## Reuse resident W2 image for critic backward via transposed MFMA reads

The critic backward pass no longer DMA-loads a separate transposed W2 image into LDS. A new layer_hh_t routine computes dz1 straight from the already-resident forward W2 layout, using a lane-permuted, bank-conflict-checked ds_read_b128 access pattern and 4x4 MFMAs. This removes one global-to-LDS weight transfer, a dma_wait and barriers. The pass-A slab store is deferred to after the next existing barrier. The old path stays behind PDEC_FUSED_W2T_REF. The risk is that the new access pattern issues more scalar-element MFMA instructions and LDS reads in the tail tiles.

```diff
diff --git a/distributedconvrl-pde-control_amd/csrc/fused3_critic.hpp b/distributedconvrl-pde-control_amd/csrc/fused3_critic.hpp
--- a/distributedconvrl-pde-control_amd/csrc/fused3_critic.hpp
+++ b/distributedconvrl-pde-control_amd/csrc/fused3_critic.hpp
@@ -18,7 +18,7 @@
   static_assert(HP * LDP128 + 16 * LDP128 <= wreg_floats(MT, MTA), "pass C images do not fit the big LDS region");
 };
 
-template <int MT, int MTA>
+template <int MT, int MTA, bool REF = false>
 __global__ __launch_bounds__(FTHREADS) __attribute__((amdgpu_num_vgpr(112))) void ddpg_critic_fused_kernel(FusedArgs g) {
   extern __shared__ __align__(16) float smem[];
   const int tid = threadIdx.x, w = tid >> 6, l = tid & 63, lr = l & 15, q = l >> 4;
@@ -129,15 +129,26 @@
   float* Rm = Wreg + HP * LDP;
   const int cw = (w & 3) * 16 + lr;
 
-  lds_barrier();
+  float* redA = smem + Lds::redA;
+  float* red5 = smem + Lds::red5;
+  auto pass_a_store = [&]() {
+    float a_keep = 0.f;
+    if (tid < HP) {
+#pragma unroll
+      for (int ww = 0; ww < NW; ++ww) a_keep += redA[ww * HP + tid];
+      g.slab[((size_t)(4 * (tid >> 4)) * nslab + blockIdx.x) * 64 + (tid & 15)] = a_keep;
+    } else if (tid >= FTHREADS - 8) {
+      if (tid - (FTHREADS - 8) < 5)
+        for (int ww = 0; ww < NW; ++ww) a_keep += red5[ww * 8 + tid - (FTHREADS - 8)];
+      g.slab[((size_t)STATS * nslab + blockIdx.x) * 64 + (tid - (FTHREADS - 8))] = a_keep;
+    }
+  };
+  if constexpr (REF) lds_barrier();
   STAMP(4);
-  dma_even<NB, NW>(Wreg, g.C.w + g.C.oW2T, w, l);
+  if constexpr (REF) dma_even<NB, NW>(Wreg, g.C.w + g.C.oW2T, w, l);
   f32x4 dz2[MT];
   head_bwd<MT>(dz2, h2, SC.w3, dq, q);
-  float a_keep = 0.f;
-  {
-    float* redA = smem + Lds::redA;
-    float* red5 = smem + Lds::red5;
+  {
 #pragma unroll
     for (int m = 0; m < MT; ++m)
 #pragma unroll
@@ -156,25 +167,18 @@
     }
     if (l == 0)
       for (int k = 0; k < 5; ++k) red5[w * 8 + k] = sv[k];
-    lds_barrier();
-    if (tid < HP) {
-#pragma unroll
-      for (int ww = 0; ww < NW; ++ww) a_keep += redA[ww * HP + tid];
-    } else if (tid >= FTHREADS - 8) {
-      if (tid - (FTHREADS - 8) < 5)
-        for (int ww = 0; ww < NW; ++ww) a_keep += red5[ww * 8 + tid - (FTHREADS - 8)];
-    }
   }
   STAMP(5);
-  dma_wait();
-  lds_barrier();
   STAMP(6);
-  if (tid < HP)
-    g.slab[((size_t)(4 * (tid >> 4)) * nslab + blockIdx.x) * 64 + (tid & 15)] = a_keep;
-  else if (tid >= FTHREADS - 8)
-    g.slab[((size_t)STATS * nslab + blockIdx.x) * 64 + (tid - (FTHREADS - 8))] = a_keep;
   f32x4 dz1[MT];
-  layer_hh<MT, MT, false>(dz1, dz2, Wreg, LDW, nullptr, lr, q);
+  if constexpr (REF) {
+    dma_wait();
+    lds_barrier();
+    pass_a_store();
+    layer_hh<MT, MT, false>(dz1, dz2, Wreg, LDW, nullptr, lr, q);
+  } else {
+    layer_hh_t<MT>(dz1, dz2, Wreg, lr, q);
+  }
 #pragma unroll
   for (int m = 0; m < MT; ++m)
 #pragma unroll
@@ -187,6 +191,7 @@
     f32x4 accC[((MT + 7) / 8 + 1) & ~1];
     zero_(accC);
     lds_barrier();
+    if constexpr (!REF) pass_a_store();
     stage_rows_ld<MT>(Lc, LDP128, dz1, cw128, q, -1);
 #pragma unroll
     for (int t = 0; t < 4; ++t) {
diff --git a/distributedconvrl-pde-control_amd/csrc/fused3_layers.hpp b/distributedconvrl-pde-control_amd/csrc/fused3_layers.hpp
--- a/distributedconvrl-pde-control_amd/csrc/fused3_layers.hpp
+++ b/distributedconvrl-pde-control_amd/csrc/fused3_layers.hpp
@@ -153,6 +153,111 @@
 #pragma unroll
       for (int m = 0; m < MTI; ++m)
         if (m < live) acc = mfma4x4(*reinterpret_cast<const f32x4*>(wrow + 16 * m), in[m], acc);
+    }
+    out[mo] = acc;
+  }
+}
+
+__host__ __device__ constexpr int hh_t_offset(int ldw, bool wide, int t, int m, int j, int lr, int q) {
+  return (16 * m + 4 * q + j) * ldw + (wide ? 64 * t + 16 * (lr & 3) + 4 * (lr >> 2) : 16 * t + lr);
+}
+template <int MT>
+constexpr bool hh_t_in_bounds() {
+  constexpr int HP = 16 * MT, LDW = HP + LDWPAD;
+  for (int m = 0; m < MT; ++m)
+    for (int j = 0; j < 4; ++j)
+      for (int l = 0; l < 64; ++l) {
+        for (int g = 0; g < MT / 4; ++g) {
+          const int o = hh_t_offset(LDW, true, g, m, j, l & 15, l >> 4);
+          if (o < 0 || o % 4 != 0 || o + 4 > big_floats(HP)) return false;
+        }
+        for (int mo = MT / 4 * 4; mo < MT; ++mo) {
+          const int o = hh_t_offset(LDW, false, mo, m, j, l & 15, l >> 4);
+          if (o < 0 || o + 1 > big_floats(HP)) return false;
+        }
+      }
+  return true;
+}
+__host__ __device__ constexpr int b128_lane_group(int l) {
+  const int h = l & 31;
+  return 2 * (l >> 5) + ((h < 4 || (h >= 12 && h < 16) || (h >= 20 && h < 28)) ? 0 : 1);
+}
+template <int MT>
+constexpr bool hh_t_conflict_free() {
+  constexpr int LDW = 16 * MT + LDWPAD;
+  for (int g = 0; g < (MT / 4 > 0 ? MT / 4 : 1); ++g)
+    for (int m = 0; m < MT; ++m)
+      for (int j = 0; j < 4; ++j) {
+        unsigned seen[4] = {0, 0, 0, 0};
+        for (int l = 0; l < 64; ++l) {
+          const unsigned slot = 1u << (hh_t_offset(LDW, true, g, m, j, l & 15, l >> 4) / 4 % 16);
+          if (seen[b128_lane_group(l)] & slot) return false;
+          seen[b128_lane_group(l)] |= slot;
+        }
+      }
+  return true;
+}
+template <int MT>
+__device__ __forceinline__ void layer_hh_t(f32x4 (&out)[MT], const f32x4 (&in)[MT], const float* W, int lr, int q) {
+  constexpr int LDW = 16 * MT + LDWPAD, NG = MT / 4, NS = 4 * MT;
+  static_assert(hh_t_in_bounds<MT>(), "layer_hh_t reads beyond the weight image");
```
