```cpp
template <int WR, int JC = 0>
__device__ __forceinline__ double scan_step_reg(ScanLane& s, double x, int m, double (&fr)[WR],
                                                int J, int64_t N, int64_t a,
                                                double* __restrict__ R, double* __restrict__ M,
                                                double* __restrict__ NR) {
  return scan_step_on(s, x, m, N, a, R, M, NR, [&](double fct) {
    reg_push(fr, fct);
    return reg_prod(fr, JC > 0 ? JC : J) - 1.0;
  });
}
```

cross-sectional-momentum-strategy-replication-backtesting-framework_amd/csrc/signal.hip:

```cpp
#include "csm_common.h"
#include "scan.h"
#include "shard.h"


#define PROBE_M 8
#define PROBE_DEN 8
__device__ __forceinline__ bool tail_probe(const double* __restrict__ P,
                                           const int64_t* __restrict__ month_start, int T_m,
                                           int64_t N, int64_t T_d) {
  static_assert(PROBE_M == 8, "the month spacing is a shift");
  const int lane = threadIdx.x & 63;
  const int64_t cs = N / 128;
  double x[PROBE_M][2];
  bool in[PROBE_M];
#pragma unroll
  for (int i = 0; i < PROBE_M; ++i) {
    const int m = (int)(((int64_t)(2 * i + 1) * T_m) >> 4);
    const int64_t d0 = month_start[m] < 0 ? 0 : month_start[m];
    const int64_t d1 = month_start[m + 1] < T_d ? month_start[m + 1] : T_d;
    in[i] = d1 > d0;
#pragma unroll
    for (int j = 0; j < 2; ++j)
      x[i][j] = in[i] ? P[(d1 - 1) * N + (2 * lane + j) * cs] : 0.0;
  }
  int gaps = 0, tot = 0;
#pragma unroll
  for (int i = 0; i < PROBE_M; ++i)
#pragma unroll
    for (int j = 0; j < 2; ++j) {
      gaps += __popcll(__ballot(in[i] && !(x[i][j] == x[i][j])));
      tot += in[i] ? 64 : 0;
    }
  return gaps * PROBE_DEN <= tot;
}
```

*-*-*

_Exercise description_
Only the lines that contain the word "backward" should be copied from the material.

_Response box_
## Reuse resident W2 image for critic backward via transposed MFMA reads
The critic backward pass no longer DMA-loads a separate transposed W2 image into LDS. A new layer_hh_t routine computes dz1 straight from the already-resident forward W2 layout, using a lane-permuted, bank-conflict-checked ds_read_b128 access pattern and 4x4 MFMAs. This removes one global-to-LDS weight transfer, a dma_wait and barriers. The pass-A slab store is deferred to after the next existing barrier. The old path stays behind PDEC_FUSED_W2T_REF. The risk is that the new access pattern issues more scalar-element MFMA instructions and LDS reads in the tail tiles.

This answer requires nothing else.